(Saved data entries)
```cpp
hipError_t launch_attention(const bf16* qkv, bf16* out, int B, int T, int H, int dh, int causal, hipStream_t st, int q_blocks,
                            const int* offs, const int* lens) {
  if (B <= 0) return hipSuccess;
  if ((offs != nullptr) != (lens != nullptr)) return hipErrorInvalidValue;
  if (offs && (dh != 64 || (T + 31) / 32 > 4)) return hipErrorInvalidValue;
  const int nkb = (T + 31) / 32;
  if (dh == 80) {
    switch (nkb) {
      case 1: return launch_attention_cfg<80, 1, 1, 1>(qkv, out, B, T, H, causal, st, q_blocks);
      case 2: return launch_attention_cfg<80, 2, 2, 1>(qkv, out, B, T, H, causal, st, q_blocks);
      case 3: return launch_attention_cfg<80, 3, 3, 1>(qkv, out, B, T, H, causal, st, q_blocks);
      case 9: return launch_attention_cfg<80, 9, 9, 1, true>(qkv, out, B, T, H, causal, st, q_blocks);
      default: return hipErrorInvalidValue;
    }
  }
  if (dh != 64) return hipErrorInvalidValue;
  switch (nkb) {
    case 1: return launch_attention_cfg<64, 1, 1, 1>(qkv, out, B, T, H, causal, st, q_blocks, offs, lens);
    case 2: return launch_attention_cfg<64, 2, 2, 1>(qkv, out, B, T, H, causal, st, q_blocks, offs, lens);
    case 3: return launch_attention_cfg<64, 3, 3, 1>(qkv, out, B, T, H, causal, st, q_blocks, offs, lens);
    case 4: return launch_attention_cfg<64, 4, 4, 1>(qkv, out, B, T, H, causal, st, q_blocks, offs, lens);
    case 5: return launch_attention_cfg<64, 5, 3, 2>(qkv, out, B, T, H, causal, st, q_blocks);
    case 6: return launch_attention_cfg<64, 6, 3, 2>(qkv, out, B, T, H, causal, st, q_blocks);
    case 7: return launch_attention_cfg<64, 7, 4, 2>(qkv, out, B, T, H, causal, st, q_blocks);
    case 8: return launch_attention_cfg<64, 8, 4, 2>(qkv, out, B, T, H, causal, st, q_blocks);
    case 9: {
#ifdef CLIPX_ABLATE
      static const int cfg = getenv("CLIPX_ATTN_CFG") ? atoi(getenv("CLIPX_ATTN_CFG")) : 0;
#else
      constexpr int cfg = 0;
#endif
      if (cfg == 4) return launch_attention_cfg<64, 9, 4, 3>(qkv, out, B, T, H, causal, st, q_blocks);
#ifdef CLIPX_ABLATE
      if (cfg == 5) return launch_attention_cfg<64, 9, 9, 1, true>(qkv, out, B, T, H, causal, st, q_blocks);
      if (cfg == 6) return launch_attention_cfg<64, 9, 5, 2>(qkv, out, B, T, H, causal, st, q_blocks);
      if (cfg == 7) return launch_attention_cfg<64, 9, 9, 1>(qkv, out, B, T, H, causal, st, q_blocks);
      if (cfg == 8) return launch_attention_cfg<64, 9, 5, 2, true>(qkv, out, B, T, H, causal, st, q_blocks);
#endif
      if (cfg == 9 && !causal) {
        constexpr int KROW = 128, DV = 64;
        const size_t smem = (size_t)9 * 32 * KROW + (size_t)DV * (9 * 64 + 8);
        auto kern = attention_kernel<64, 9, 3, 3, false, false, true>;
        hipError_t e = hipFuncSetAttribute(reinterpret_cast<const void*>(kern), hipFuncAttributeMaxDynamicSharedMemorySize, (int)smem);
        if (e != hipSuccess) return e;
        hipLaunchKernelGGL(kern, dim3(B * H), dim3(192), smem, st, qkv, out, T, H, (1.f / 8.f) * 1.4426950408889634f, 0, 9, (const int*)nullptr, (const int*)nullptr);
        return hipGetLastError();
      }
#ifdef CLIPX_ABLATE
      if (cfg == 10 || causal) return launch_attention_cfg<64, 9, 3, 3>(qkv, out, B, T, H, causal, st, q_blocks);
#else
      if (causal) return launch_attention_cfg<64, 9, 3, 3>(qkv, out, B, T, H, causal, st, q_blocks);
#endif
      return launch_attention_pk9(qkv, out, B, T, H, st, q_blocks);
    }
    default: return hipErrorInvalidValue;
  }
}

__global__ __launch_bounds__(256) void text_embed_kernel(const int32_t* __restrict__ ids, const float* __restrict__ tok,
                                                        const float* __restrict__ pos, float* __restrict__ x, int BT,
                                                        int T, int d, int vocab, void* __restrict__ x16, int x16_f16,
                                                        const int* __restrict__ rowmap) {
  const int d4 = d / 4;
  const int64_t total = (int64_t)BT * d4;
  for (int64_t idx = (int64_t)blockIdx.x * blockDim.x + threadIdx.x; idx < total; idx += (int64_t)gridDim.x * blockDim.x) {
    const int c = (int)(idx % d4);
    const int row = (int)(idx / d4);
    const int src = rowmap ? rowmap[row] : row;
    int id = ids[src];
    id = id < 0 ? 0 : (id >= vocab ? vocab - 1 : id);
    const float4 a = reinterpret_cast<const float4*>(tok + (size_t)id * d)[c];
    const float4 p = reinterpret_cast<const float4*>(pos + (size_t)(src % T) * d)[c];
    const float4 o = make_float4(a.x + p.x, a.y + p.y, a.z + p.z, a.w + p.w);
    if (x) reinterpret_cast<float4*>(x + (size_t)row * d)[c] = o;
    if (x16 && x16_f16) {
      f16x4 h;
      h[0] = (_Float16)o.x; h[1] = (_Float16)o.y; h[2] = (_Float16)o.z; h[3] = (_Float16)o.w;
      reinterpret_cast<f16x4*>(reinterpret_cast<_Float16*>(x16) + (size_t)row * d)[c] = h;
    } else if (x16) {
      bf16x4 h;
      h[0] = (bf16)o.x; h[1] = (bf16)o.y; h[2] = (bf16)o.z; h[3] = (bf16)o.w;
      reinterpret_cast<bf16x4*>(reinterpret_cast<bf16*>(x16) + (size_t)row * d)[c] = h;
    }
  }
}

hipError_t launch_text_embed(const int32_t* ids, const float* tok_emb, const float* pos_emb, float* x, int B, int T, int d,
                             int vocab, hipStream_t st, void* x16, int x16_f16, const int* rowmap, int nrows) {
  if (B <= 0) return hipSuccess;
  const int rows = rowmap ? nrows : B * T;
  if (rows <= 0) return hipSuccess;
  const int64_t total = (int64_t)rows * (d / 4);
  const int blocks = (int)((total + 255) / 256);
  hipLaunchKernelGGL(text_embed_kernel, dim3(blocks), dim3(256), 0, st, ids, tok_emb, pos_emb, x, rows, T, d, vocab, x16, x16_f16, rowmap);
  return hipGetLastError();
}

__device__ __forceinline__ float block_sum_256(float v, float* red) {
  for (int o = 32; o > 0; o >>= 1) v += __shfl_xor(v, o);
  __syncthreads();
  if ((threadIdx.x & 63) == 0) red[threadIdx.x >> 6] = v;
  __syncthreads();
  return red[0] + red[1] + red[2] + red[3];
}

__global__ __launch_bounds__(256) void tail_proj_kernel(const void* __restrict__ x, const int32_t* __restrict__ ids,
                                                       const float* __restrict__ gamma, const float* __restrict__ beta,
                                                       const bf16* __restrict__ proj, float* __restrict__ o_raw, int T, int d,
                                                       int E, float eps, int x_f16, int* __restrict__ range_flag) {
  extern __shared__ __attribute__((aligned(16))) unsigned char smem[];
  float* y = reinterpret_cast<float*>(smem);
  float* red = y + d;
  int* s_posp = reinterpret_cast<int*>(red + 4);
  const int b = blockIdx.y, tid = threadIdx.x;
// ... 130 lines not shown
```

Baseline: 5978.

## Add trickle K/V DMA and pad-skip options; hand-schedule softmax exp chunk

```diff
diff --git a/clip-retrieval_amd/csrc/clip_kernels.hip b/clip-retrieval_amd/csrc/clip_kernels.hip
--- a/clip-retrieval_amd/csrc/clip_kernels.hip
+++ b/clip-retrieval_amd/csrc/clip_kernels.hip
@@ -1012,6 +1012,12 @@
 #ifndef CLIPX_ATTN_ROLES
 #define CLIPX_ATTN_ROLES 1
 #endif
+#ifndef CLIPX_ATTN_SKIP_PAD
+#define CLIPX_ATTN_SKIP_PAD 0
+#endif
+#ifndef CLIPX_ATTN_TRICKLE
+#define CLIPX_ATTN_TRICKLE 0
+#endif
 template <int NKB, int NWT = 6>
 __global__ __launch_bounds__(NWT * 64, 1) void attention_pk_kernel(const bf16* __restrict__ qkv, bf16* __restrict__ out, int T, int H,
                                                                   int nheads, float scale_log2e, int q_blocks) {
@@ -1062,6 +1068,11 @@
   const int dma_idx = EIGHT ? w : w - (NW - NDW);
 #endif
   float* mrg = reinterpret_cast<float*>(smem + 2 * BUF);
+  constexpr bool TRICKLE = CLIPX_ATTN_TRICKLE && CLIPX_ATTN_ROLES && CLIPX_ATTN_SPIPE && !EIGHT;
+  constexpr bool SKIP_PAD = CLIPX_ATTN_SKIP_PAD && !EIGHT;
+  constexpr int VPI = TP / 16;
+  static_assert(!TRICKLE || (NPIECE == 4 * NKB * 2 && KPIECE == NPIECE / 2), "two waves x two blocks x NKB key blocks x two pieces");
+  static_assert(!TRICKLE || NPIECE % NW == 0, "the first pair's pieces are dealt evenly over the waves");
 
   auto issue = [&](int hd, int buf) {
     if (!dma_wave) return;
@@ -1094,6 +1105,7 @@
     }
 #pragma unroll
     for (int j = 0; j < KDMA; ++j) {
+      if (SKIP_PAD && (ww * KDMA + j) * 8 >= T) continue;
       const int c = (ww * KDMA + j) * 64 + lane_v;
       const int key = c >> 3, pos = c & 7;
       const int kk = key < T ? key : T - 1;
@@ -1103,6 +1115,7 @@
     }
 #pragma unroll
     for (int j = 0; j < VDMA; ++j) {
+      if (SKIP_PAD && ((ww * VDMA + j) % VPI) * 16 >= T) continue;
       const int c = (ww * VDMA + j) * 64 + lane_v;
       const int nbh = c / (TP * 4), rem = c - nbh * (TP * 4);
       const int key = rem >> 2, pos = rem & 3;
@@ -1112,6 +1125,46 @@
       asm volatile("s_mov_b32 m0, %2\n\ts_nop 0\n\tglobal_load_lds_dwordx4 %0, %1" ::"v"(off), "s"(base), "s"(m0) : "memory");
     }
   };
+  auto issue_pieces = [&](const char* base, int buf, int p0, int n) {
+    int lane_v = lane;
+    asm volatile("" : "+v"(lane_v));
+#pragma unroll 1
+    for (int piece = p0; piece < p0 + n; ++piece) {
+      unsigned off;
+      if (piece < KPIECE) {
+        if (SKIP_PAD && piece * 8 >= T) continue;
+        const int c = piece * 64 + lane_v;
+        const int key = c >> 3, pos = c & 7;
+        const int kk = key < T ? key : T - 1;
+        off = (unsigned)((kk * ld + H * DH + ((pos ^ ((key >> 1) & 7)) << 3)) * 2);
+      } else {
+        const int v = piece - KPIECE;
+        if (SKIP_PAD && (v % VPI) * 16 >= T) continue;
+        const int nbh = v / VPI, rem = (v % VPI) * 64 + lane_v;
+        const int key = rem >> 2, pos = rem & 3;
+        const int kk = key < T ? key : T - 1;
+        off = (unsigned)((kk * ld + 2 * H * DH + 32 * nbh + 8 * pos) * 2);
+      }
+      const unsigned m0 = lds_base + buf * BUF + piece * 1024;
+      asm volatile("s_mov_b32 m0, %2\n\ts_nop 0\n\tglobal_load_lds_dwordx4 %0, %1" ::"v"(off), "s"(base), "s"(m0) : "memory");
+    }
+  };
+  auto pair_base = [&](int hd) -> const char* {
+    const int b = hd / H, h = hd - b * H;
+    return reinterpret_cast<const char*>(qkv + (size_t)b * T * ld + h * DH);
+  };
+  const bool tr_s = TRICKLE && q_blocks >= NKB;
+#if CLIPX_ATTN_TRICKLE == 2
+  constexpr int TRN = 1;
+  const bool tr_wave = tr_s && w != 5;
+  const int tr_p0 = w == 0 ? 0 : (w == 1 ? 2 * NKB : (w == 2 ? 3 * NKB : (w == 3 ? 5 * NKB : 7 * NKB)));
+  static_assert(!TRICKLE || NPIECE == 8 * NKB, "waves 0, 2, 3: 2 NKB slots each, waves 1, 4: NKB each");
+#else
+  constexpr int TRN = 2;
+  const bool tr_wave = tr_s && (w == 2 || w == 3);
+  const int tr_p0 = w == 2 ? 0 : KPIECE;
+#endif
+  constexpr int BURST = (NPIECE + NW - 2) / (NW - 1);
   bf16x8 qn[QPW][KS];
   auto load_q = [&](int hd, int qi) {
     const int b = hd / H, h = hd - b * H;
@@ -1158,7 +1211,20 @@
 
   int hd = blockIdx.x;
   if (hd >= nheads) return;
-  issue(hd, 0);
+  if (SKIP_PAD) {
+    const int k0 = (T + 7) & ~7, v0 = (T + 15) & ~15;
+#pragma unroll
+    for (int half = 0; half < 2; ++half) {
+      unsigned char* img = smem + half * BUF;
+      for (int i = k0 * KROW + tid * 16; i < TP * KROW; i += NW * 64 * 16) *reinterpret_cast<uint4*>(img + i) = make_uint4(0, 0, 0, 0);
+#pragma unroll
+      for (int nb = 0; nb < NB; ++nb)
+        for (int i = v0 * 64 + tid * 16; i < TP * 64; i += NW * 64 * 16)
+          *reinterpret_cast<uint4*>(img + KBYTES + nb * VHALF + i) = make_uint4(0, 0, 0, 0);
+    }
+  }
+  if (TRICKLE) issue_pieces(pair_base(hd), 0, w * (NPIECE / NW), NPIECE / NW);
+  else issue(hd, 0);
 #pragma unroll
   for (int qi = 0; qi < QPW; ++qi) load_q(hd, qi);
   if (tail_on) {
@@ -1174,11 +1240,18 @@
   const unsigned vlane = (unsigned)(((lane & 15) >> 2) * 64 + (16 * ((lane >> 4) & 1)) * 2 + (lane & 3) * 8);
   int buf = 0;
   for (; hd < nheads; hd += gridDim.x, buf ^= 1) {
-    if (dma_wave && !(hd != (int)blockIdx.x && w < q_blocks)) asm volatile("s_waitcnt vmcnt(0)" ::: "memory");
+    if (TRICKLE ? (hd == (int)blockIdx.x || (!tr_s && w >= 1)) : (dma_wave && !(hd != (int)blockIdx.x && w < q_blocks)))
+      asm volatile("s_waitcnt vmcnt(0)" ::: "memory");
     __syncthreads();
     P_STAMP(0)
     const int nxt = hd + gridDim.x;
-    if (nxt < nheads) issue(nxt, buf ^ 1);
+    const char* nbase = nullptr;
+    if (TRICKLE) {
+      if (nxt < nheads) {
+        nbase = pair_base(nxt);
+        if (!tr_s && w >= 1) issue_pieces(nbase, buf ^ 1, (w - 1) * BURST, w == NW - 1 ? NPIECE - (NW - 2) * BURST : BURST);
+      }
+    } else if (nxt < nheads) issue(nxt, buf ^ 1);
     P_STAMP(1)
     if (tail_on && w == 0 && hd != (int)blockIdx.x) merge_tail(hd - (int)gridDim.x, buf ^ 1);
     const unsigned char* sK = smem + buf * BUF;
@@ -1225,6 +1298,10 @@
 #pragma unroll
             for (int r = 0; r < 16; ++r) mx = fmaxf(mx, sacc[kb - 1][r]);
             asm volatile("" : "+v"(mx));
+            __builtin_amdgcn_sched_barrier(0);
+          }
+          if (TRICKLE && tr_wave && nbase != nullptr) {
+            issue_pieces(nbase, buf ^ 1, tr_p0 + (qi * NKB + kb) * TRN, TRN);
             __builtin_amdgcn_sched_barrier(0);
           }
           if (kb == NKB - 1) {
@@ -1287,6 +1364,7 @@
         unsigned pw[8];
         unsigned pnew[8];
         s16x8 vf[2][NB];
+        float sum_e = 0.f, sum_o = 0.f;
         auto read_v = [&](int kb, int s2) {
 #pragma unroll
           for (int nb = 0; nb < NB; ++nb) {
@@ -1298,20 +1376,30 @@
         };
         auto p_chunk = [&](int kb, int c, unsigned* dst) {
           const bool short_tail = kb == NKB - 1 && tail_keys <= 4;
-          float nmx_c = nmx;
-          asm volatile("" : "+v"(nmx_c));
-#pragma unroll
-          for (int r = 4 * c; r < 4 * c + 4; r += 2) {
-            if (short_tail && r >= 4) {
-              dst[r >> 1] = 0u;
-              continue;
-            }
-            const f32x2_t e = (f32x2_t){sacc[kb][r], sacc[kb][r + 1]} * (f32x2_t){scale_log2e, scale_log2e} + (f32x2_t){nmx_c, nmx_c};
-            const f32x2_t pp = {__builtin_amdgcn_exp2f(e[0]), __builtin_amdgcn_exp2f(e[1])};
-            sum2 += pp;
-            dst[r >> 1] = attn_pack_p(pp[0], pp[1]);
+          if (short_tail && c >= 1) {
+            dst[2 * c] = 0u;
+            dst[2 * c + 1] = 0u;
+            asm volatile("" : "+v"(dst[2 * c]), "+v"(dst[2 * c + 1]));
+            return;
           }
-          asm volatile("" : "+v"(dst[2 * c]), "+v"(dst[2 * c + 1]));
+          float e0, e1, e2, e3;
+          asm volatile(
+              "v_fma_f32 %2, %8, %9, %13\n\t"
+              "v_fma_f32 %3, %8, %10, %13\n\t"
+              "v_fma_f32 %4, %8, %11, %13\n\t"
+              "v_fma_f32 %5, %8, %12, %13\n\t"
+              "v_exp_f32 %2, %2\n\t"
+              "v_exp_f32 %3, %3\n\t"
+              "v_exp_f32 %4, %4\n\t"
+              "v_exp_f32 %5, %5\n\t"
+              "v_add_f32 %6, %6, %2\n\t"
+              "v_add_f32 %7, %7, %3\n\t"
+              "v_cvt_pk_f16_f32 %0, %2, %3\n\t"
+              "v_add_f32 %6, %6, %4\n\t"
+              "v_add_f32 %7, %7, %5\n\t"
+              "v_cvt_pk_f16_f32 %1, %4, %5"
+              : "=v"(dst[2 * c]), "=v"(dst[2 * c + 1]), "=&v"(e0), "=&v"(e1), "=&v"(e2), "=&v"(e3), "+v"(sum_e), "+v"(sum_o)
+              : "s"(scale_log2e), "v"(sacc[kb][4 * c]), "v"(sacc[kb][4 * c + 1]), "v"(sacc[kb][4 * c + 2]), "v"(sacc[kb][4 * c + 3]), "v"(nmx));
         };
         auto pv_mfma = [&](int m) {
           const int s2 = m >> 1, nb = m & 1;
@@ -1351,6 +1439,7 @@
         read_v(NKB - 1, 1);
         pv_mfma(2);
         pv_mfma(3);
+        sum2 = (f32x2_t){sum_e, sum_o};
       }
 #else
 #pragma unroll
@@ -1397,7 +1486,7 @@
 #pragma unroll
         for (int s = 0; s < KS; ++s) asm volatile("" : "+v"(qt[s]));
       }
-      if (dma_wave) asm volatile("s_waitcnt vmcnt(0)" ::: "memory");
+      if (TRICKLE ? tr_wave : dma_wave) asm volatile("s_waitcnt vmcnt(0)" ::: "memory");
       int lane_o = lane;
       asm volatile("" : "+v"(lane_o));
       const int opos = qb * 32 + (lane_o & 31);
```

Measured after the change: 5977. No clear change (-0.0%).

DIRECTIONS
Every line in the data that holds "hipLaunchKernelGGL" should be copied out.

FINAL ANSWER
        hipLaunchKernelGGL(kern, dim3(B * H), dim3(192), smem, st, qkv, out, T, H, (1.f / 8.f) * 1.4426950408889634f, 0, 9, (const int*)nullptr, (const int*)nullptr);
  hipLaunchKernelGGL(text_embed_kernel, dim3(blocks), dim3(256), 0, st, ids, tok_emb, pos_emb, x, rows, T, d, vocab, x16, x16_f16, rowmap);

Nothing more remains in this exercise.